Make sure the content you’re delivering from your web push notifications is content that presents value. Simply spamming messages with little relevance or value is a quick way to get your subscribers from opting out or blocking notifications from your site.

An example of a web push notification for eCommerce

Timing your web push notifications

A significant part of marketing is about timing and web push notifications are no exception. Given the nature and format of push notifications, if the subscriber does not perform the call to action immediately, it is unlikely they’ll engage at a later date. Older notifications can get easily buried underneath more recent sends.

Once a notification misses its mark, people typically do not go into their notification folder to follow up on older alerts.

A classic mistake that companies make when it comes to sending push notifications is delivering messages in a single batch. Your customers may be subscribing from all sorts of different countries and time zones, meaning your notifications might be arriving when people are asleep!

According to research, evenings get the best click-through rate, in particular between 5-7pm. Additionally, Wednesdays tend to get the best engagement with an average CTR of 6.21%.

Web push messaging tools like OneSignal allow you to segment your subscribers by country. Therefore, segment your audiences based on their time-zones and schedule your web push notifications for optimal engagement.

One thing to keep in mind is that every brand has a unique audience. Therefore, if you want to get more sophisticated with your timings, log on to your Google Analytics account and pinpoint when people (by country) are most active on your site. You can use these insights to then properly time your alerts based on customer behaviour. Watch your click-through rates soar!

The frequency of web push notifications

Like a lot of marketing, over-communicating can often lead to undesirable results. In the case of push notifications, if you’re inundating your subscribers with alerts, they might be tempted unsubscribe.

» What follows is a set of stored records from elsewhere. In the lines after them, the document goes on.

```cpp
constexpr int kBlock = 256;
constexpr int kUnroll = 4;
constexpr int64_t kMaxC = 4096;
constexpr int64_t kMaxCDual = 2048;
constexpr int64_t kLdsPerCu = 160 * 1024;
constexpr size_t kDualResidentFrom = 32 * 1024;
constexpr int64_t kMaxTotal = (int64_t)1 << 31;

__device__ inline float bn_inv_std(float var, double eps) { return __builtin_amdgcn_rsqf(fabsf(var + (float)eps)); }

__device__ inline float bn_value(float x, const f4 k) {
  const float xhat = (x - k.x) * k.y;
  return __fmaf_rn(k.z, xhat, k.w);
}

__device__ inline float relu_clamp(float v) { return v != v ? v : fmaxf(v, 0.f); }

__device__ inline float add_as_aten(float a, float b) {
  float r;
  asm("v_add_f32_e32 %0, %1, %2" : "=v"(r) : "v"(b), "v"(a));
  return r;
}

struct BnParams {
  const float *mean, *var, *scale, *bias;
  double eps;
};

template <int EPI>
__device__ inline float bn_finish(float x, const f4 k, float r, const f4 kb) {
  float y = bn_value(x, k);
  if constexpr (EPI == EPI_ADD_RELU) y = y + r;
  if constexpr (EPI == EPI_ADD_BN_RELU) y = add_as_aten(y, bn_value(r, kb));
  if constexpr (EPI != EPI_PLAIN) y = relu_clamp(y);
  return y;
}

template <int POL>
__device__ inline f4 ld4(const f4* p) {
  if constexpr (POL == POL_NT_BOTH) return __builtin_nontemporal_load(p);
  return *p;
}
template <int POL>
__device__ inline void st4(f4* p, f4 v) {
  if constexpr (POL != POL_PLAIN)
    __builtin_nontemporal_store(v, p);
  else
    *p = v;
}
template <int POL>
__device__ inline float ld1(const float* p) {
  if constexpr (POL == POL_NT_BOTH) return __builtin_nontemporal_load(p);
  return *p;
}
template <int POL>
__device__ inline void st1(float* p, float v) {
  if constexpr (POL != POL_PLAIN)
    __builtin_nontemporal_store(v, p);
  else
    *p = v;
}

template <int EPI, bool ALIGNED, int POL>
__global__ __launch_bounds__(kBlock) void batchnorm_kernel(const float* __restrict__ x, const float* __restrict__ res,
                                                           float* __restrict__ y, const BnParams a, const BnParams b, uint32_t C,
                                                           uint32_t HW, uint32_t total) {
  constexpr bool HAS_RES = EPI == EPI_ADD_RELU || EPI == EPI_ADD_BN_RELU;
  constexpr bool DUAL = EPI == EPI_ADD_BN_RELU;
  extern __shared__ f4 tab[];
  for (uint32_t c = threadIdx.x; c < C; c += kBlock) {
    tab[c] = f4{a.mean[c], bn_inv_std(a.var[c], a.eps), a.scale[c], a.bias[c]};
    if constexpr (DUAL) tab[C + c] = f4{b.mean[c], bn_inv_std(b.var[c], b.eps), b.scale[c], b.bias[c]};
  }
  __syncthreads();
  const uint32_t second = DUAL ? C : 0u;

  const uint32_t lane = threadIdx.x & 63;
  const uint32_t wave = blockIdx.x * (kBlock / 64) + (uint32_t)__builtin_amdgcn_readfirstlane((int)(threadIdx.x >> 6));
  const uint32_t nwaves = gridDim.x * (kBlock / 64);
  const uint32_t n4 = total / 4;
  const uint32_t per_plane = ALIGNED ? HW / 4 : 1;
  const f4* x4 = reinterpret_cast<const f4*>(x);
  const f4* r4 = reinterpret_cast<const f4*>(res);
  f4* y4 = reinterpret_cast<f4*>(y);

  for (uint32_t base = wave * (64 * kUnroll); base < n4; base += nwaves * (64 * kUnroll)) {
    f4 v[kUnroll], r[kUnroll];
#pragma unroll
    for (int u = 0; u < kUnroll; ++u) {
      const uint32_t i = base + u * 64 + lane;
      if (i < n4) {
        v[u] = ld4<POL>(x4 + i);
        if constexpr (HAS_RES) r[u] = ld4<POL>(r4 + i);
      }
    }
// ... 358 lines not shown
```

Measured before the change: 7563.

## Fuse 1x1 64->256 conv with BatchNorm, residual add and ReLU in bottleneck tails

Adds HIP kernels that compute the 64->256 1x1 convolution at ResNet bottleneck tails and apply BatchNorm, the residual add and ReLU in the same pass. A dual variant also folds in the downsample shortcut's 1x1 conv and its BatchNorm. The FX trace pass is extended to rewrite these conv+BN+add+ReLU patterns. The aim is to avoid writing and re-reading the conv output and to skip separate library GEMM launches. Each new input shape is checked bit-for-bit against PyTorch's own result, and the module falls back to the unfused path if they differ.

```diff
diff --git a/include/semanticlens_amd.h b/include/semanticlens_amd.h
--- a/include/semanticlens_amd.h
+++ b/include/semanticlens_amd.h
@@ -227,6 +227,16 @@
                                     const float* d_var, const float* d_scale, const float* d_bias, double eps, int kh, int kw,
                                     int sh, int sw, int ph, int pw, float* d_y, void* stream);
 
+int sl_conv1x1_64_256(const float* d_x, const float* d_w, int64_t N, int64_t HW, int split, const int32_t* d_korder, float* d_y,
+                      void* stream);
+int sl_conv1x1_bn_add_relu(const float* d_x, const float* d_w, const float* d_mean, const float* d_var, const float* d_scale,
+                           const float* d_bias, double eps, const float* d_identity, int64_t N, int64_t HW, float* d_y,
+                           void* stream);
+int sl_conv1x1_bn_add_conv1x1_bn_relu(const float* d_xa, const float* d_wa, const float* d_mean_a, const float* d_var_a,
+                                      const float* d_scale_a, const float* d_bias_a, double eps_a, const float* d_xb,
+                                      const float* d_wb, const float* d_mean_b, const float* d_var_b, const float* d_scale_b,
+                                      const float* d_bias_b, double eps_b, int64_t N, int64_t HW, float* d_y, void* stream);
+
 int sl_topk_init(float* d_vals, int64_t* d_ids, int64_t R, int64_t k, void* stream);
 int sl_topk_merge(float* d_vals, int64_t* d_ids, int64_t R, int64_t k, const float* d_cand, int64_t ld, int64_t B,
                   int64_t id_base, void* d_ws, size_t ws_bytes, void* stream);
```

Be mindful of the volume of push notifications you’re sending out. Web push notifications are a relatively new technology and there isn’t a lot of data out there in regards to engagement, but unless you’re a news site, for most brands one alert per day is probably more than enough.

Personalising your web push notifications

Another important aspect of marketing is the relevancy of content. The more relevant the content is, the more likely customers will engage. Fortunately, web push notifications allow for personalisation to deliver more relevant content!

If your web push notification service is integrated with your site, you can collect and use data to segment and deliver highly targeted notifications. For instance, if you’re a fashion brand with an eCommerce website, rather than sending all your subscribers an alert about Men’s Shoes, you can use web push notifications to target just the male portion of your database for a better engagement rate!

Another example of web push notifications includes remarketing products to customers that haven’t completed their order. With the right platform and proper integration, you can send out web push notification reminders such as abandoned cart reminders, product recommendations or even welcome drip campaigns.


Web push notifications are a relatively new technology and very few brands have implemented them into their digital marketing strategy. This provides an excellent opportunity for your brand to get a competitive edge over your rivals!

A well-targeted web push notification channel can lead to a boost in site traffic and conversions.

In fact, a study by Localytics into mobile apps showed that (app) push notifications increased user retention by 26% after 90 days.

There isn’t much in the way of web push notification data, because the format is so new, but because both web and app push notifications work in similar ways, there is strong belief that web push notifications can benefit sites in a similar way.

Has your site adopted web push notifications? If so, how are you currently using them? Alternatively, if you haven’t implemented this alert service, what has stopped you from doing so?